Set down, please, exactly the lines below that run from the line with "-226,35 +300,37 @@" to the line with "STAT>)) return DCD_ERR_LAUNCH;", both lines included.

__________

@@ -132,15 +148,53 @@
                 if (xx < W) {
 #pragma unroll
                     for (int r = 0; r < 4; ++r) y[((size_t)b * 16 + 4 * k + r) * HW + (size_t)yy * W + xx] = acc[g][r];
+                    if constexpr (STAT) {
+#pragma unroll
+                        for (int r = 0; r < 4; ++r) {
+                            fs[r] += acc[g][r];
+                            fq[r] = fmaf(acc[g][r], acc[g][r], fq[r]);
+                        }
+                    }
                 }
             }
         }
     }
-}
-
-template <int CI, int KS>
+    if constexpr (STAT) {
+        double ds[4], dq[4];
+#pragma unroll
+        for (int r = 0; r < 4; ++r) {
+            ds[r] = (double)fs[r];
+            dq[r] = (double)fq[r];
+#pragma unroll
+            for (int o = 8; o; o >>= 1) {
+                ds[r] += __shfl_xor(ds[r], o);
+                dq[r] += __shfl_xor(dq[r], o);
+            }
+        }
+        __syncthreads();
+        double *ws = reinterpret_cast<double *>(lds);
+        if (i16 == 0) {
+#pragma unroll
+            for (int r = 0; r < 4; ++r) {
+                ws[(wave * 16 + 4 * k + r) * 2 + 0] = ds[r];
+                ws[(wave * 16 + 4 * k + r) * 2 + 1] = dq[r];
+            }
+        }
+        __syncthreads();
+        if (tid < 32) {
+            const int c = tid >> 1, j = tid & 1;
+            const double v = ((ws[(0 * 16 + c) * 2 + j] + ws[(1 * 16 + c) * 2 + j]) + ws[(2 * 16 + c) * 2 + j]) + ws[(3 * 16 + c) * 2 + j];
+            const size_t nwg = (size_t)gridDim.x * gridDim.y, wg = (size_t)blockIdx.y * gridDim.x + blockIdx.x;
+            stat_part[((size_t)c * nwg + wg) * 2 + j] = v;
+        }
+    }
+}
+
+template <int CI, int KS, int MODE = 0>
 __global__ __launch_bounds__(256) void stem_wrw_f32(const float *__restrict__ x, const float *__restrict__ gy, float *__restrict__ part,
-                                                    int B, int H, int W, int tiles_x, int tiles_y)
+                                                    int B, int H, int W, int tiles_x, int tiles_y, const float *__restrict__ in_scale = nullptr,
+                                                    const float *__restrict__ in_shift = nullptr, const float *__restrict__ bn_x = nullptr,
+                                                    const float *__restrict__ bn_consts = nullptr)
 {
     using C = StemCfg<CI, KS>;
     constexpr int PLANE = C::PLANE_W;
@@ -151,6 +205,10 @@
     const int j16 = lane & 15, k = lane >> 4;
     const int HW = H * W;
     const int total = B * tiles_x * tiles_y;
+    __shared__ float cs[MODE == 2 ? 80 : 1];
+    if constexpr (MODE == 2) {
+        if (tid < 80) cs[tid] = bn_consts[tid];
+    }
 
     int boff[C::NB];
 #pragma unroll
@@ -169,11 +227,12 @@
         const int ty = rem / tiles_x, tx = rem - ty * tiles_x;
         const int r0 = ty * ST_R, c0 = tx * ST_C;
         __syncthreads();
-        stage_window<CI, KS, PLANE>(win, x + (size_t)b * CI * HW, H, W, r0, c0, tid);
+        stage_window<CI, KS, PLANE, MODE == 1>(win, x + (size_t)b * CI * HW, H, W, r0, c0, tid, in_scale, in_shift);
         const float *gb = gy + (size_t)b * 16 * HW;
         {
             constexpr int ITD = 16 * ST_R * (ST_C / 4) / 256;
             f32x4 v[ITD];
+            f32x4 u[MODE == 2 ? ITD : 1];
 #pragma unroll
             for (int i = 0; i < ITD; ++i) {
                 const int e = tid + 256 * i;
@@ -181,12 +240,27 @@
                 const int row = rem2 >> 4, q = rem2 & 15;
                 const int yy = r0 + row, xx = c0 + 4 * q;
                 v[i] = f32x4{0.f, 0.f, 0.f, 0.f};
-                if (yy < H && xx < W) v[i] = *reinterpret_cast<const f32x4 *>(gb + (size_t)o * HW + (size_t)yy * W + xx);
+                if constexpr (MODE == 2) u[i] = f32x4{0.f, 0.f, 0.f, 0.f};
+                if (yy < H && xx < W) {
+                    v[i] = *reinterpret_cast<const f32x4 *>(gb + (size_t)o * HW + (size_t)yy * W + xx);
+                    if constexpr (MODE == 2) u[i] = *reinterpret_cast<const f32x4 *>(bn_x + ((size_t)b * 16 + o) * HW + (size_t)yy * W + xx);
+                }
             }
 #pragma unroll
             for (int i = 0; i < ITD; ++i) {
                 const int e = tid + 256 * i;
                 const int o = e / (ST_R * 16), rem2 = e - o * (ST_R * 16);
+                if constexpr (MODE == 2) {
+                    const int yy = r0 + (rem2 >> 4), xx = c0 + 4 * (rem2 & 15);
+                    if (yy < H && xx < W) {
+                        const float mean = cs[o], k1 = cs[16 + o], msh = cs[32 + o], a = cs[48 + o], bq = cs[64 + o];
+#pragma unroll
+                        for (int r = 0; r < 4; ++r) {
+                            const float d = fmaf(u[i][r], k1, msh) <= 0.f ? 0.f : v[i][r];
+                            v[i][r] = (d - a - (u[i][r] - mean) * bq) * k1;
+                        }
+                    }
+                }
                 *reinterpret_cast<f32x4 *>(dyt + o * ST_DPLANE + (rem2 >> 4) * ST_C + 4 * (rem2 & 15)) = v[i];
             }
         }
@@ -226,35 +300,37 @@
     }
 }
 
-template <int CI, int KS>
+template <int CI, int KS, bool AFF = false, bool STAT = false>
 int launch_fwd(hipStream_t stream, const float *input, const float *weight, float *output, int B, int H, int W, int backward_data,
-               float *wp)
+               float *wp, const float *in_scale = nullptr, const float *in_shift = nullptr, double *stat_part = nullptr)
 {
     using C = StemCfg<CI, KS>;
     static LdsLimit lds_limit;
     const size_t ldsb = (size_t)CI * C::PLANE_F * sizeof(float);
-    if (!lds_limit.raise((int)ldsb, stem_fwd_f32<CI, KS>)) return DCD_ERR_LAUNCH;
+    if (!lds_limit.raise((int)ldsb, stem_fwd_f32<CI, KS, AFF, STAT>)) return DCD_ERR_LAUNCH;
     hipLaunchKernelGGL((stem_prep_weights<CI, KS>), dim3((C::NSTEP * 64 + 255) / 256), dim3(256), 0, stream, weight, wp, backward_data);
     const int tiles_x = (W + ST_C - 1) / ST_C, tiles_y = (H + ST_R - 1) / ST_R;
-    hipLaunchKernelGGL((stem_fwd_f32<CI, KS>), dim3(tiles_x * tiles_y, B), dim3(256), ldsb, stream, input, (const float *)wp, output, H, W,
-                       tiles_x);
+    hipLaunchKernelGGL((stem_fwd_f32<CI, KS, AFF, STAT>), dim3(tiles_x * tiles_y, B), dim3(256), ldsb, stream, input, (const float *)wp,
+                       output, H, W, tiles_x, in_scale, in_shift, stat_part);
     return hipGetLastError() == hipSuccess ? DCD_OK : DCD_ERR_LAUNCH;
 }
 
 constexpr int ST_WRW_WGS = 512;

__________

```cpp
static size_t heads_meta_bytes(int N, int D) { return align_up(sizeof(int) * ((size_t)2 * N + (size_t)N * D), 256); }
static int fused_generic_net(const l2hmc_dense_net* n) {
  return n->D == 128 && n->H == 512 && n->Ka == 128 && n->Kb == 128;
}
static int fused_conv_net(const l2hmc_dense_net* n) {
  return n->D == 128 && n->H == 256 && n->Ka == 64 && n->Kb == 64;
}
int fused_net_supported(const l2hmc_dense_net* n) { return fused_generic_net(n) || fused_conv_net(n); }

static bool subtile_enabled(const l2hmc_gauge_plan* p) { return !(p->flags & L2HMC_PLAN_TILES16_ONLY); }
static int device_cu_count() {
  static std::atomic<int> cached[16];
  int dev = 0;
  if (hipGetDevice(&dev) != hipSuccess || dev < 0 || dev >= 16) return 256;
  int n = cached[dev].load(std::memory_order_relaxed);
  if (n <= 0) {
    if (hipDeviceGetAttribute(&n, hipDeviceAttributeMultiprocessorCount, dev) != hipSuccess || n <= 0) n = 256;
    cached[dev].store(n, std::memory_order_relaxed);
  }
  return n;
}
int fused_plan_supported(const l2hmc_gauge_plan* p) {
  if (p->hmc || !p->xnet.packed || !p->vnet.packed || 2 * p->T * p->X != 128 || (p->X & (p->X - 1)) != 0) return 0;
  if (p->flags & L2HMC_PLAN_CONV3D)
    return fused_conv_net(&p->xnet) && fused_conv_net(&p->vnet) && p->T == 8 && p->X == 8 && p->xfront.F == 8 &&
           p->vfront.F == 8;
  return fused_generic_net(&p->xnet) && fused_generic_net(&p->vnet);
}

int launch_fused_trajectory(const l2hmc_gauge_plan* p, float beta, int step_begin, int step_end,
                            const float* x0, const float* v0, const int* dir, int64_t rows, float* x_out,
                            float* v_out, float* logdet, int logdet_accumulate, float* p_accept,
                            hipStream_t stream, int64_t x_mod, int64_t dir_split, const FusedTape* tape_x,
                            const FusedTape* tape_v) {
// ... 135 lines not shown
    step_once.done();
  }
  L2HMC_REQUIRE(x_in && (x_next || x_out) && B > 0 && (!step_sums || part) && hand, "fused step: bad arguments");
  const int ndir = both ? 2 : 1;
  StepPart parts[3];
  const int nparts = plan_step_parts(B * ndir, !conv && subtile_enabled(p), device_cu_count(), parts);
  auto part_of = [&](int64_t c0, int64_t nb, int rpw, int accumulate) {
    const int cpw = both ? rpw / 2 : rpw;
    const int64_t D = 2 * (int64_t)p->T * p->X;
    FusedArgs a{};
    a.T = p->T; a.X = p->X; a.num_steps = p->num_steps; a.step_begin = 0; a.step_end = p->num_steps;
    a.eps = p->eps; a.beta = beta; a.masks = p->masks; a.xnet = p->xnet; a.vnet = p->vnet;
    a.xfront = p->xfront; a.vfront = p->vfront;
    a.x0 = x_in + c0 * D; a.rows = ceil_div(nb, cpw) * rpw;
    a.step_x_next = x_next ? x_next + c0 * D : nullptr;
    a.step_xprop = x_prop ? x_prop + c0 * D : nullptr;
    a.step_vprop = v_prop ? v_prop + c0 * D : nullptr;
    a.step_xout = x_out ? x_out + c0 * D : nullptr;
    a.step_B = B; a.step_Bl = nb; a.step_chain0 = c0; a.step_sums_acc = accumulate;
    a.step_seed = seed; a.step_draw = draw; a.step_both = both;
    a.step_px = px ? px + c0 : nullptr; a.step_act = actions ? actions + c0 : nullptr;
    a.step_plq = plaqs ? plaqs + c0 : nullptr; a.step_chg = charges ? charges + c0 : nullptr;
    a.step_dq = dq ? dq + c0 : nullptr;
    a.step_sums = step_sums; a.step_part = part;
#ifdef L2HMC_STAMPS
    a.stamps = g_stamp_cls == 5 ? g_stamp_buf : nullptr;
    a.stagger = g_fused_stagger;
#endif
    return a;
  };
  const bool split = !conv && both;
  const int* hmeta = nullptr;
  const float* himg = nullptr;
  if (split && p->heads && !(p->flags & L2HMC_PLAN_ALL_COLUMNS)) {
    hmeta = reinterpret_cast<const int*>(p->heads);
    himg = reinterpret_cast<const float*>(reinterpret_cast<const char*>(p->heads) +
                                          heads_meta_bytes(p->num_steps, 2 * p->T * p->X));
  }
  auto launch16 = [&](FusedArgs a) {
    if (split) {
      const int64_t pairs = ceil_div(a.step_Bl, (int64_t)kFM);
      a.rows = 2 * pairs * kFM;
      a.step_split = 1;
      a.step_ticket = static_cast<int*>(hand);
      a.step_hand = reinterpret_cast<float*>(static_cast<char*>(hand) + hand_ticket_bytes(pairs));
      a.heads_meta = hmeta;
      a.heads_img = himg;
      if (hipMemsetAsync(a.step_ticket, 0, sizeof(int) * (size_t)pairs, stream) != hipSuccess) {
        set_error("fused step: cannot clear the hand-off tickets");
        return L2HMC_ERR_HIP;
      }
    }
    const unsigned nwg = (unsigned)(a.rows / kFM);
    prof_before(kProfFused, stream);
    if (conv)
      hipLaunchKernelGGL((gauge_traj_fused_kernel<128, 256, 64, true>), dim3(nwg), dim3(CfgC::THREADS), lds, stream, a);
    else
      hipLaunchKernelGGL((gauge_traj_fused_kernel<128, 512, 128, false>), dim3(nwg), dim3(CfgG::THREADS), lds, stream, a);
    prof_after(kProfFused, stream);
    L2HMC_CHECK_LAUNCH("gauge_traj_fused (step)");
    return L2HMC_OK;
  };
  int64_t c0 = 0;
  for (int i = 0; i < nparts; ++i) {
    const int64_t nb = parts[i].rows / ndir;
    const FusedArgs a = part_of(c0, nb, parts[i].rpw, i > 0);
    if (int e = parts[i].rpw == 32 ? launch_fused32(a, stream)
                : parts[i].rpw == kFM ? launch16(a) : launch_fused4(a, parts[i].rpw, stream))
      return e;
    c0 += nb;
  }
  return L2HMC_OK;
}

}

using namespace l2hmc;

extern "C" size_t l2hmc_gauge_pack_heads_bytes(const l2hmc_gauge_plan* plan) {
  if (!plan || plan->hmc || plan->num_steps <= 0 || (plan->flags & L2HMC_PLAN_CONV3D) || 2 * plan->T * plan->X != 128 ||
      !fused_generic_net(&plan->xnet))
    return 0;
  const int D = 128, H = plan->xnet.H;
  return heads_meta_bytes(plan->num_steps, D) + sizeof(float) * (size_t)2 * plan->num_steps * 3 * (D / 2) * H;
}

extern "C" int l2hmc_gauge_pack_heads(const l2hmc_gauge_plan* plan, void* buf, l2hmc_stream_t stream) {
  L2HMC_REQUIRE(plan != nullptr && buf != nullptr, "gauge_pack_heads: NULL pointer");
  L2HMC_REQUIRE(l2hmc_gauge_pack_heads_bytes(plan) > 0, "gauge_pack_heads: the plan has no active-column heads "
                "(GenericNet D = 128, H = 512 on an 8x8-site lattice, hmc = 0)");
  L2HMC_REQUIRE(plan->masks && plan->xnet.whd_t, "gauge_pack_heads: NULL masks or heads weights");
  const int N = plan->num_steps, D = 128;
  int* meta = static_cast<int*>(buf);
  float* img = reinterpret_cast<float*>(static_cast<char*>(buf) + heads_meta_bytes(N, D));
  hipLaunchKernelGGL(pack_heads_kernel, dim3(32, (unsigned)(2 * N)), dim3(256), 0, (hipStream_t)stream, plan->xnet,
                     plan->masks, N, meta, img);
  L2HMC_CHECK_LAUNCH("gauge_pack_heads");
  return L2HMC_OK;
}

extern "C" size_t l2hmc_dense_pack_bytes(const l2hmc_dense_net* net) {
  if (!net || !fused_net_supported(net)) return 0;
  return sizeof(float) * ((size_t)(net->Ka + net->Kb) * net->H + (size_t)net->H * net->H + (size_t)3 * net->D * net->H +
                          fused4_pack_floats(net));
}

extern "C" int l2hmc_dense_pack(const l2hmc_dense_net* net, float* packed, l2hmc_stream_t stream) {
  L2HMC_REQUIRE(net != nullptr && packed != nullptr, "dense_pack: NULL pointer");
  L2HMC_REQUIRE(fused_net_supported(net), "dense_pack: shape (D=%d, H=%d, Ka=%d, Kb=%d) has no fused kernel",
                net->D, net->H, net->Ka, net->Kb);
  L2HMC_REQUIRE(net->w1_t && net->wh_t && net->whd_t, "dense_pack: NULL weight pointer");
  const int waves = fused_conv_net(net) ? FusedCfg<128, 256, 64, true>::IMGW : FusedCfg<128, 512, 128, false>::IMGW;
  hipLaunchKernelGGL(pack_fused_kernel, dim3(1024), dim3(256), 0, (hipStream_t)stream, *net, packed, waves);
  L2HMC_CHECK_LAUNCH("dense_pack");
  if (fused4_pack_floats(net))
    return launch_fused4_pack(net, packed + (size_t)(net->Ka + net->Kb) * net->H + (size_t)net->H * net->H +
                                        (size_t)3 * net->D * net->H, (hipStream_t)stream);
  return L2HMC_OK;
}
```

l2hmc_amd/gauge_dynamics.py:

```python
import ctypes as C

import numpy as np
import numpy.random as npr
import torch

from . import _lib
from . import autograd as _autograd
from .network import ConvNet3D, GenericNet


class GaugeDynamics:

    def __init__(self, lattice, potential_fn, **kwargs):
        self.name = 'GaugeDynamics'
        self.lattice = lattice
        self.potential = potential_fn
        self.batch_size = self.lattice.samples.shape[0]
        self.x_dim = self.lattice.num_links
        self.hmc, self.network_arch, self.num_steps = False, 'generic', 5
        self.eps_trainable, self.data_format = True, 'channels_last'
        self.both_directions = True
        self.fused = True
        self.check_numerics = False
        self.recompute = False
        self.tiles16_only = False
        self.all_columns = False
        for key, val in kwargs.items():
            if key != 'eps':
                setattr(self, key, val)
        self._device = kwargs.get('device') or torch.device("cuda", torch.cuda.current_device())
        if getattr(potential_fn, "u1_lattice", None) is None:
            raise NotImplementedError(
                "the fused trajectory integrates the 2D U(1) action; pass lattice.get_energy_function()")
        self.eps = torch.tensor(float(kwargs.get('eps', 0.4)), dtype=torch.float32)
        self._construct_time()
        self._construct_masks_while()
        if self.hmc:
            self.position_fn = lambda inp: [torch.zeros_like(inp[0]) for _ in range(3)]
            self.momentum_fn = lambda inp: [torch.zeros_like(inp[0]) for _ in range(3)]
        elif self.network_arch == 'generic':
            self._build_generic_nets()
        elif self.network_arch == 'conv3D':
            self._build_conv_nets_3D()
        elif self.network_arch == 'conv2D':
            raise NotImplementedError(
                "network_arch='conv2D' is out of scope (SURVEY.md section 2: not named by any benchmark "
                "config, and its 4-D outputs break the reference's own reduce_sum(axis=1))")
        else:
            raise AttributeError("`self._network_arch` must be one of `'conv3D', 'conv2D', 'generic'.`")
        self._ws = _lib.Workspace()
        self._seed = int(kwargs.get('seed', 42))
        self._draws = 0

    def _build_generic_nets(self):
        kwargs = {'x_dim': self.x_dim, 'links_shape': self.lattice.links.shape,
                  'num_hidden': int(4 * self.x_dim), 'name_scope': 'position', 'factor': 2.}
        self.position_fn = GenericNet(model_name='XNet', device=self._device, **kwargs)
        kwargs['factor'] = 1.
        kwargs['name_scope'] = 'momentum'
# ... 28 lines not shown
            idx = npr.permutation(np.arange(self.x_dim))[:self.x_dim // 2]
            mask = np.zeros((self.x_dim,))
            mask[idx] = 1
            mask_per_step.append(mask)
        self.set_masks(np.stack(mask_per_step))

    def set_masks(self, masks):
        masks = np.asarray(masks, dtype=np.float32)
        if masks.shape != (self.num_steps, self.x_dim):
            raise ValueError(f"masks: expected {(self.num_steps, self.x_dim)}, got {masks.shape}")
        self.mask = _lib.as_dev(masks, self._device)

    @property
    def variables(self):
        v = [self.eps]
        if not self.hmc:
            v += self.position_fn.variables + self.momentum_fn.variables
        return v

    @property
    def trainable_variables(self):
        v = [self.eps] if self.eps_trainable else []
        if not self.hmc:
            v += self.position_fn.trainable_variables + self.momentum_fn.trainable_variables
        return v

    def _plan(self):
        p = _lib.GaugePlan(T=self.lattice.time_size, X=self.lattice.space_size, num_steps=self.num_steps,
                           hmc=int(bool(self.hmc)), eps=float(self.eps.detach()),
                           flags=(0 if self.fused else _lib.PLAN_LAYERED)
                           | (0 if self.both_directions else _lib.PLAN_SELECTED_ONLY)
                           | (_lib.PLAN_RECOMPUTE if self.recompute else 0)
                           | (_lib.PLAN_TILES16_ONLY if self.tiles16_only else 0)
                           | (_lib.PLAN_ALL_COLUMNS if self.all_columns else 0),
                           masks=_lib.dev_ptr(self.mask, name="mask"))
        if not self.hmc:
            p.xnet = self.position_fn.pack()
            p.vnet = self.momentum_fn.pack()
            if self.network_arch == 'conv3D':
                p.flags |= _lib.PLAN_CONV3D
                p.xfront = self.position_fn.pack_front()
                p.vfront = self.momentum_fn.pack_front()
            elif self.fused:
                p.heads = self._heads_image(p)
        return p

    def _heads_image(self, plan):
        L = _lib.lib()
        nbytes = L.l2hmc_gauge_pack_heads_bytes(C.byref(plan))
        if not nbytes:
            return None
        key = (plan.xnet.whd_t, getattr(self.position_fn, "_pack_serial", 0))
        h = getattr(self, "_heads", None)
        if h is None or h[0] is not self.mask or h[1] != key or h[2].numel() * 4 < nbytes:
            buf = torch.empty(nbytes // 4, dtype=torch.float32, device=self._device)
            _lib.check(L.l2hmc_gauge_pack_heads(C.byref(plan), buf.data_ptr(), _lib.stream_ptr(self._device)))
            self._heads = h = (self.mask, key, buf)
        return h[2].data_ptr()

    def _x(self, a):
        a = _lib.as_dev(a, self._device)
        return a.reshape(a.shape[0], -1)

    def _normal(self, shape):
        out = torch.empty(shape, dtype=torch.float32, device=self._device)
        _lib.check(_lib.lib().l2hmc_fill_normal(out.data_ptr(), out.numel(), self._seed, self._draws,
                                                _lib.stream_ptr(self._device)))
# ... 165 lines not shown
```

__________

▶ _Exercise result_
@@ -226,35 +300,37 @@
     }
 }
 
-template <int CI, int KS>
+template <int CI, int KS, bool AFF = false, bool STAT = false>
 int launch_fwd(hipStream_t stream, const float *input, const float *weight, float *output, int B, int H, int W, int backward_data,
-               float *wp)
+               float *wp, const float *in_scale = nullptr, const float *in_shift = nullptr, double *stat_part = nullptr)
 {
     using C = StemCfg<CI, KS>;
     static LdsLimit lds_limit;
     const size_t ldsb = (size_t)CI * C::PLANE_F * sizeof(float);
-    if (!lds_limit.raise((int)ldsb, stem_fwd_f32<CI, KS>)) return DCD_ERR_LAUNCH;
+    if (!lds_limit.raise((int)ldsb, stem_fwd_f32<CI, KS, AFF, STAT>)) return DCD_ERR_LAUNCH;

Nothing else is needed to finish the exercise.